**Task brief**
Provide again, from the entries below, every line from the one containing "const int dw = tile.d0 + myd;" through the one containing "dw, go, gsh);", exactly as written, and no other line.

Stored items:
#####
@@ -303,23 +368,8 @@
   constexpr int per = W == 0 ? 8 : 4 / W;
   constexpr int R = LGAP_FHIST_R;
   const int dw = tile.d0 + myd;
-  const int gfirst = dw * per;
   int go[per], gsh[per];
-  const int rot = (MODE == 0 || MODE == 2) && il_gp > 0 ? (myr & (per - 1)) : 0;
-#pragma unroll
-  for (int kk = 0; kk < per; ++kk) {
-    int gv = -1, sv = 0;
-#pragma unroll
-    for (int k = 0; k < per; ++k) {
-      if (k == ((kk + rot) & (per - 1))) {
-        const int gl = gfirst + k - tile.g0;
-        gv = gfirst + k < tile.g1 ? (il_gp > 0 ? gl : gst[gl]) : -1;
-        sv = (W == 0 ? 4 : W == 1 ? 8 : 16) * k;
-      }
-    }
-    go[kk] = gv;
-    gsh[kk] = sv;
-  }
+  FHistGroups<W, MODE>(tile, gst, il_gp, myr, dw, go, gsh);
   const float2* gh = a.gh + static_cast<size_t>(a.tp->cls) * a.N;
   const uint16_t* ghq = MODE >= 2 ? a.ghq + static_cast<size_t>(a.tp->cls) * a.N : nullptr;
   const int* idx = buf < 0 ? nullptr : a.idx[buf] + start;
@@ -360,42 +410,136 @@
     load_rows(p0 + 2 * step, rn);
 #pragma unroll
     for (int j = 0; j < R2; ++j) {
-      unsigned long long pg = 0ull, ph = 0ull;
-      uint32_t p32 = 0u;
-      if (MODE == 3) {
-        p32 = (static_cast<uint32_t>(static_cast<int32_t>(static_cast<int8_t>(q[j] >> 8))) << 16) + (q[j] & 0xFFu);
-      } else if (MODE == 2) {
-        const long long ig = static_cast<int8_t>(q[j] >> 8);
-        pg = (static_cast<unsigned long long>(ig) << 32) + (q[j] & 0xFFu);
-      } else if (MODE == 0) {
-        const long long ig = __float2int_rn(v[j].x * sg);
-        const long long ih = __float2int_rn(v[j].y * sh);
-        pg = (static_cast<unsigned long long>(ig) << 32) + static_cast<unsigned long long>(ih);
-      } else {
-        pg = static_cast<unsigned long long>(__double2ll_rn(static_cast<double>(v[j].x) * dsg));
-        ph = static_cast<unsigned long long>(__double2ll_rn(static_cast<double>(v[j].y) * dsh));
-      }
-#pragma unroll
-      for (int k = 0; k < per; ++k) {
-        const uint32_t b = (word[j] >> gsh[k]) & (W == 0 ? 0xFu : W == 1 ? 0xFFu : 0xFFFFu);
-        if (b != 0u && go[k] >= 0) {
-          const int o = il_gp > 0 ? static_cast<int>(b) * il_gp + go[k] : go[k] + static_cast<int>(b);
-          if (MODE == 3) {
-            atomicAdd(&hist32[o], p32);
-          } else if (MODE != 1) {
-            atomicAdd(&hist[o], pg);
-          } else {
-            atomicAdd(&hist[2 * o], pg);
-            atomicAdd(&hist[2 * o + 1], ph);
-          }
-        }
-      }
+      FHistAdd<W, MODE>(word[j], v[j], q[j], go, gsh, hist, hist32, il_gp, sg, sh, dsg, dsh);
     }
 #pragma unroll
     for (int j = 0; j < R2; ++j) {
       word[j] = wn[j];
       q[j] = qn[j];
       v[j] = vn[j];
+    }
+  }
+}
+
#####
**Answer to this task**
   const int dw = tile.d0 + myd;
-  const int gfirst = dw * per;
   int go[per], gsh[per];
-  const int rot = (MODE == 0 || MODE == 2) && il_gp > 0 ? (myr & (per - 1)) : 0;
-#pragma unroll
-  for (int kk = 0; kk < per; ++kk) {
-    int gv = -1, sv = 0;
-#pragma unroll
-    for (int k = 0; k < per; ++k) {
-      if (k == ((kk + rot) & (per - 1))) {
-        const int gl = gfirst + k - tile.g0;
-        gv = gfirst + k < tile.g1 ? (il_gp > 0 ? gl : gst[gl]) : -1;
-        sv = (W == 0 ? 4 : W == 1 ? 8 : 16) * k;
-      }
-    }
-    go[kk] = gv;
-    gsh[kk] = sv;
-  }
+  FHistGroups<W, MODE>(tile, gst, il_gp, myr, dw, go, gsh);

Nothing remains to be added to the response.